A new on-prem Help Desk, called New Employee Service Center, will be coming out in May, servicing both customers and employees. It will have connections to Employee Central.

All talent management apps will now include a new module for free, Presentations, which is very like Talent Reviews already sold by Workday and Oracle. And some big new developments are promised for learning management in mid-June.

And finally something for everybody! David declared 2014 to be "all about payroll" and introduced Payroll Control Center, which was scheduled to be generally available now, and useful for both on-prem or cloud customers, whose payroll is the on-prem code but hosted.
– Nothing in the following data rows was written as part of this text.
struct KeyedTables {
    struct Src {
        const void *data;
        size_t bytes;
    };
    DeviceTable tab[3];
    std::vector<unsigned char> key;
    uint32_t n_blocks = 0;
    bool hit(const void *k, size_t bytes) const { return !key.empty() && key.size() == bytes && std::memcmp(key.data(), k, bytes) == 0; }
    int store(hipStream_t s, const void *k, size_t bytes, uint32_t blocks, std::initializer_list<Src> srcs) {
        key.clear();
        size_t i = 0;
        for (const Src &src : srcs) {
            if (src.bytes) TH_CHECK(tab[i].upload(s, src.data, src.bytes));
            i++;
        }
        key.assign(static_cast<const unsigned char *>(k), static_cast<const unsigned char *>(k) + bytes);
        n_blocks = blocks;
        return TH_OK;
    }
    template <class T>
    const T *at(size_t i) const { return static_cast<const T *>(tab[i].dptr); }
};

int refuse_while_capturing(const char *what);

}

struct th_ctx {
    int device = 0;
    uint32_t n_cu = 256;
    hipStream_t stream = nullptr;
    bool own_stream = false;
    hipStream_t capture_stream = nullptr;
    bool capture_swapped = false;
    hipEvent_t ev0 = nullptr, ev1 = nullptr;
    std::recursive_mutex mu;
    th::DeviceTable wave_jobs, wave_start, colormap, tile_out, lod_tabs, lod_tmp, pyr_jobs, pyr_sums, loud_mem;
    th::KeyedTables img, raster, fused;
    ~th_ctx() {
        if (ev0) (void)hipEventDestroy(ev0);
        if (ev1) (void)hipEventDestroy(ev1);
        if (own_stream && stream) (void)hipStreamDestroy(stream);
        if (capture_stream) (void)hipStreamDestroy(capture_stream);
    }
};

struct th_plan {
    th_ctx *ctx = nullptr;
    uint32_t sr = 0;
    int freq_scale = 0;
    int kernel_choice = 0;
    int wave_waves = 0;
    int wave_chunk = 0;
    static constexpr size_t TIMER_SLOTS = 64;
    bool time_kernel = false;
    uint64_t timed_launches = 0;
    std::vector<hipEvent_t> ev_k0, ev_k1;
    th::StftGeom g{};
    th::DeviceBuf<float> d_window;
    th::DeviceBuf<th::cf32> d_tw;
    th::DeviceBuf<double> d_bs_chirp, d_bs_bhat, d_bs_twm, d_bs_tws;
// ... 7 lines not shown
    std::vector<float> h_mel_fb;
    th::DeviceBuf<float> d_mel_bt;
    th::DeviceBuf<uint32_t> d_mel_band, d_mel_slice;
    uint32_t mel_kblocks = 0, mel_ntiles = 0, mel_zero_block = 0, mel_slices = 0;
    th::DeviceBuf<uint32_t> d_mel_rows;
    uint32_t mel_rows_groups = 0;
    th::DeviceTable amp_buf, mel_jobs, mel_tile_start;
    size_t amp_zeroed = 0;
    th::DeviceTable chunk_mm;
    th::DeviceTable gen_scratch;
    th::DeviceTable post_jobs;
    th::DeviceBuf<uint32_t> d_mel_fuse;
    uint32_t mel_fuse_words = 0, mel_fuse_slots = 0, mel_fuse_groups = 0;
    th::DeviceBuf<uint32_t> d_mel_bsum;
    uint32_t mel_bsum_words = 0, mel_bsum_groups = 0, mel_bsum_hdr[16] = {};
    th::DeviceBuf<th::cf32> d_twc;
    uint32_t mel_bsum_reach = 0;
    th::DeviceBuf<uint32_t> d_mel_mom;
    uint32_t mel_mom_groups = 0, mel_mom_taps = 0;
    double mel_mom_max_dev = 0.0, mel_mom_max_amp = 0.0;
    th::DeviceTable jobs, tile_start;
    th::DeviceTable edge_jobs, edge_tile_start;
    th::StftRoute route;
    ~th_plan() {
        for (hipEvent_t e : ev_k0) (void)hipEventDestroy(e);
        for (hipEvent_t e : ev_k1) (void)hipEventDestroy(e);
    }
};
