diff --git a/py_neuromodulation_amd/csrc/nmx_k_bank_w64.h b/py_neuromodulation_amd/csrc/nmx_k_bank_w64.h
--- a/py_neuromodulation_amd/csrc/nmx_k_bank_w64.h
+++ b/py_neuromodulation_amd/csrc/nmx_k_bank_w64.h
@@ -681,6 +681,8 @@
   int off_a, off_b, off_y, lds_floats;
   const float* w500_tab;
   const float* w1000_tab;
+  float* hopmax;
+  int hm_from;
 };
 
 NMX_DEV void nmx_hilbert_item(const NmxHilbertArgs& A, long long item, float* smem) {
@@ -708,9 +710,16 @@
     NMX_SYNC();
     const float* ht = (const float*)nmx_fft_auto<+1, true>(A.hil_r, Pre, Yb, Pre);
     const float invW = 1.f / (float)W;
+    float hm = -INFINITY;
     for (int i = NMX_TID; i < W; i += NMX_NT) {
       const float re = ys[i], im = ht[i] * invW;
-      dst[i] = nmx_sqrt_fast(re * re + im * im);
+      const float e = nmx_sqrt_fast(re * re + im * im);
+      dst[i] = e;
+      if (i >= A.hm_from) hm = nmx_max_num(hm, e);
+    }
+    if (A.hopmax) {
+      hm = nmx_block_max_num(hm, smem + A.off_a);
+      if (NMX_TID == 0) A.hopmax[item] = hm;
     }
     return;
   }
@@ -728,7 +737,16 @@
   NMX_SYNC();
   float2* Zbuf = (Ab == bufA) ? bufB : bufA;
   const float2* an = nmx_fft_auto<+1, true>(A.hil_c, Ab, Zbuf, Ab);
-  for (int i = NMX_TID; i < W; i += NMX_NT) dst[i] = nmx_sqrt_fast(an[i].x * an[i].x + an[i].y * an[i].y);
+  float hm = -INFINITY;
+  for (int i = NMX_TID; i < W; i += NMX_NT) {
+    const float e = nmx_sqrt_fast(an[i].x * an[i].x + an[i].y * an[i].y);
+    dst[i] = e;
+    if (i >= A.hm_from) hm = nmx_max_num(hm, e);
+  }
+  if (A.hopmax) {
+    hm = nmx_block_max_num(hm, smem + A.off_a);
+    if (NMX_TID == 0) A.hopmax[item] = hm;
+  }
 }
 
 #ifndef NMX_HOST_EMU
@@ -753,11 +771,19 @@
     if (q < 7 || l < 52) hb[l + 64 * q] = y[q];
   NMX_WAVE_FENCE();
   const nmx_c2* ht = nmx_w500_hilbert(ha, hb, T, (const nmx_c2*)A.w500_tab + NMX_W500_TW_N, l);
+  float hm = -INFINITY;
 #pragma unroll
   for (int q = 0; q < 8; ++q) {
     const nmx_c2 h = ht[l + 64 * q];
     const nmx_c2 e = nmx_mk2(nmx_sqrt_fast(y[q].x * y[q].x + h.x * h.x), nmx_sqrt_fast(y[q].y * y[q].y + h.y * h.y));
     __builtin_amdgcn_raw_buffer_store_b64(e, rout, 8 * l + 512 * q, 0, 0);
+    const int s0 = 2 * l + 128 * q;
+    if (s0 >= A.hm_from && s0 < 1000) hm = nmx_max_num(hm, e.x);
+    if (s0 + 1 >= A.hm_from && s0 + 1 < 1000) hm = nmx_max_num(hm, e.y);
+  }
+  if (A.hopmax) {
+    hm = nmx_wave_reduce(hm, -INFINITY, [](float a, float b) { return b > a ? b : a; });
+    if (l == 0) A.hopmax[item] = hm;
   }
 }
 #define NMX_W1000_LDS_FLOATS 2000
@@ -777,12 +803,20 @@
     if (q < 15 || l < 40) hb[l + 64 * q] = y[q];
   NMX_WAVE_FENCE();
   const nmx_c2* ht = nmx_w1000_hilbert(ha, hb, T, (const nmx_c2*)A.w1000_tab + NMX_W1000_TW_N, l);
+  float hm = -INFINITY;
 #pragma unroll
   for (int q = 0; q < 16; ++q) {
     if (!(q < 15 || l < 40)) continue;
     const nmx_c2 h = ht[l + 64 * q];
     const nmx_c2 e = nmx_mk2(nmx_sqrt_fast(y[q].x * y[q].x + h.x * h.x), nmx_sqrt_fast(y[q].y * y[q].y + h.y * h.y));
     __builtin_amdgcn_raw_buffer_store_b64(e, rout, 8 * l + 512 * q, 0, 0);
-  }
-}
-#endif
+    const int s0 = 2 * l + 128 * q;
+    if (s0 >= A.hm_from) hm = nmx_max_num(hm, e.x);
+    if (s0 + 1 >= A.hm_from) hm = nmx_max_num(hm, e.y);
+  }
+  if (A.hopmax) {
+    hm = nmx_wave_reduce(hm, -INFINITY, [](float a, float b) { return b > a ? b : a; });
+    if (l == 0) A.hopmax[item] = hm;
+  }
+}
+#endif
diff --git a/py_neuromodulation_amd/csrc/nmx_k_bursts.h b/py_neuromodulation_amd/csrc/nmx_k_bursts.h
--- a/py_neuromodulation_amd/csrc/nmx_k_bursts.h
+++ b/py_neuromodulation_amd/csrc/nmx_k_bursts.h
@@ -20,6 +20,7 @@
   int P2;
   int off_l0, off_l1, off_p, off_red, lds_floats;
   int list_in_global;
+  const float* hopmax;
 };
 
 NMX_DEV void nmx_bitonic_desc(float* p, int n2) {
@@ -419,255 +420,313 @@
   const long long hop_stride = (long long)A.n_channels * A.n_bands * W;
   const float* e0 = A.env + ((long long)c * A.n_bands + bi) * W + (W - ov);
   float nx[NR][PF];
-#pragma unroll
-  for (int u = 0; u < PF; ++u) {
-    const float* e = e0 + (long long)u * hop_stride;
-    const bool in = u < A.n_windows;
-#pragma unroll
-    for (int q = 0; q < NR; ++q) nx[q][u] = (in && lane + 64 * q < ov) ? e[lane + 64 * q] : -INFINITY;
-  }
-  for (int w0 = 0; w0 < A.n_windows; w0 += PF) {
-#pragma unroll
-    for (int u = 0; u < PF; ++u) {
-#pragma unroll
-      for (int q = 0; q < NR; ++q) stage[64 * NR * u + 64 * q + lane] = nx[q][u];
-    }
-#pragma unroll
-    for (int u = 0; u < PF; ++u) {
-      const int w = w0 + PF + u;
-      const float* e = e0 + (long long)w * hop_stride;
-      const bool in = w < A.n_windows;
-#pragma unroll
-      for (int q = 0; q < NR; ++q) nx[q][u] = (in && lane + 64 * q < ov) ? e[lane + 64 * q] : -INFINITY;
-    }
-    NMX_WAVE_FENCE();
-    NMX_TP(0)
-    const int ng = (A.n_windows - w0) < PF ? (A.n_windows - w0) : PF;
+
+  auto visit = [&](const int w, const float (&x)[NR]) __attribute__((always_inline)) {
+    bool cc[NR];
+    unsigned long long bm[NR];
+    int a = 0;
+#pragma unroll
+    for (int q = 0; q < NR; ++q) {
+      cc[q] = x[q] > T;
+      bm[q] = __ballot(cc[q]);
+      a += __popcll(bm[q]);
+    }
+    NMX_TP(1)
+    if (a) {
+      const unsigned long long below = (1ull << lane) - 1ull;
+      bool ii[NR];
+      unsigned long long bim[NR];
+      int nI = 0, np_new = 0;
+#pragma unroll
+      for (int q = 0; q < NR; ++q) {
+        ii[q] = cc[q] && x[q] <= Fmax;
+        bim[q] = __ballot(ii[q]);
+        const unsigned long long bpm = bm[q] & ~bim[q];
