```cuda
extern "C" int alm_mqa_attn_fwd_dh(const void* q, int64_t ldq, const void* k, int64_t ldk, int64_t k_bstride,
                                   const void* v, int64_t ldv, int64_t v_bstride, const void* key_mask, void* o,
                                   int64_t ldo, float* lse, int64_t lse_stride, const float* bias,
                                   int64_t bias_hstride, int64_t bias_rstride, int b, int h, int n_q, int n_k,
                                   int causal, float scale, float dropout_p, uint64_t seed, uint32_t site,
                                   int dim_head, alm_stream_t stream_) {
  using namespace alm;
  cudaStream_t stream = reinterpret_cast<cudaStream_t>(stream_);
  ALM_REQUIRE(dim_head == 32 || dim_head == 64 || dim_head == 128, ALM_ERR_UNSUPPORTED);
  ALM_REQUIRE(q && k && v && o, ALM_ERR_ARG);
  ALM_REQUIRE(b > 0 && h > 0 && n_q > 0 && n_k > 0 && n_k >= n_q, ALM_ERR_ARG);
  ALM_REQUIRE(dropout_p >= 0.f && dropout_p < 1.f, ALM_ERR_ARG);
  ALM_REQUIRE((long long)b * h * ((n_q + 127) / 128 * 128) < (1ll << 32), ALM_ERR_UNSUPPORTED);
  ALM_REQUIRE(ldq % 8 == 0 && ldk % 8 == 0 && ldv % 8 == 0 && ldo % 8 == 0, ALM_ERR_ALIGN);
  ALM_REQUIRE(k_bstride % 8 == 0 && v_bstride % 8 == 0, ALM_ERR_ALIGN);
  ALM_REQUIRE((reinterpret_cast<uintptr_t>(o) & 15u) == 0, ALM_ERR_ALIGN);
  if (bias != nullptr) {
    ALM_REQUIRE(bias_rstride >= n_k && bias_rstride % 4 == 0 && bias_hstride % 4 == 0, ALM_ERR_ALIGN);
    ALM_REQUIRE((reinterpret_cast<uintptr_t>(bias) & 15u) == 0, ALM_ERR_ALIGN);
  }

  AttnFwdParams p;
  p.kb_stride = (n_k + 127) / 128 * 4;
  p.bias = bias;
  p.bias_hs = bias_hstride;
  p.bias_rs = bias_rstride;
  p.ldo = ldo;
  p.lse_stride = lse_stride;
  p.h = h; p.n_q = n_q; p.n_k = n_k;
  p.causal = causal;
  p.scale_log2 = scale * 1.4426950408889634f;
  p.n_q_pad = (n_q + 127) / 128 * 128;
  p.drop = make_dropout_args(dropout_p, seed, site);
  const bool drop = dropout_p > 0.f;
#define ALM_ATT_FWD(DD) \
  attn_fwd_launch<DD>(q, ldq, k, ldk, k_bstride, v, ldv, v_bstride, key_mask, o, ldo, lse, bias, b, drop, p, stream)
  if (dim_head == 32) return ALM_ATT_FWD(32);
  if (dim_head == 64) return ALM_ATT_FWD(64);
  return ALM_ATT_FWD(128);
#undef ALM_ATT_FWD
}

extern "C" int alm_mqa_attn_fwd(const void* q, int64_t ldq, const void* k, int64_t ldk, int64_t k_bstride,
                                const void* v, int64_t ldv, int64_t v_bstride, const void* key_mask, void* o,
                                int64_t ldo, float* lse, int64_t lse_stride, const float* bias, int64_t bias_hstride,
                                int64_t bias_rstride, int b, int h, int n_q, int n_k, int causal, float scale,
                                float dropout_p, uint64_t seed, uint32_t site, alm_stream_t stream_) {
  return alm_mqa_attn_fwd_dh(q, ldq, k, ldk, k_bstride, v, ldv, v_bstride, key_mask, o, ldo, lse, lse_stride, bias,
                             bias_hstride, bias_rstride, b, h, n_q, n_k, causal, scale, dropout_p, seed, site, 64,
                             stream_);
}
```

include/alm_b200.h:

```cpp
#ifndef ALM_B200_H_
#define ALM_B200_H_

#include <stddef.h>
#include <stdint.h>

#ifdef __cplusplus
extern "C" {
#endif

typedef struct CUstream_st* alm_stream_t;

typedef enum alm_status {
  ALM_OK = 0,
  ALM_ERR_ARG = -1,
  ALM_ERR_ALIGN = -2,
  ALM_ERR_CUDA = -3,
  ALM_ERR_UNSUPPORTED = -4
} alm_status;

int alm_version(void);
const char* alm_status_string(int code);
unsigned long long alm_launch_count(void);
void alm_reset_launch_count(void);
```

He said payroll was his customer's biggest complaint because SAP had always focused on process efficiency and architected the application to make it run fast. But that made reporting a bear, which he says has now been improved, including making reconciliation easier.

I yawned, too, but David insisted PCC would be huge for the people who care. Two reasons to care about payroll: If you're responsible for doing it, or if your check/direct deposit is wrong.

Finally, I wondered how long SAP -- notorious for blowing hot and cold on HCM every two or three years over the last dozen -- would keep its focus and stick with this gargantuan development effort.

VP Thomas Otter, product head of Employee Central, recalled going to a recent developers meeting in Germany with 10,000 of them -- working on every SAP application -- packed into a stadium. "I was the third person to speak and that shows the board-level attention for HR," he says.

 Hi-Yo, Silver! Away!

HR Technology Columnist Bill Kutik is co-chair emeritus of the 17th Annual HR Technology® Conference & Exposition, returning to Las Vegas, Oct. 8-10, 2014.  You can comment on this column at the Conference LinkedIn Group, which doesn't require prior or future conference attendance to join. He is also host of The Bill Kutik Radio Show®. He can be reached at bkutik@earthlink.net.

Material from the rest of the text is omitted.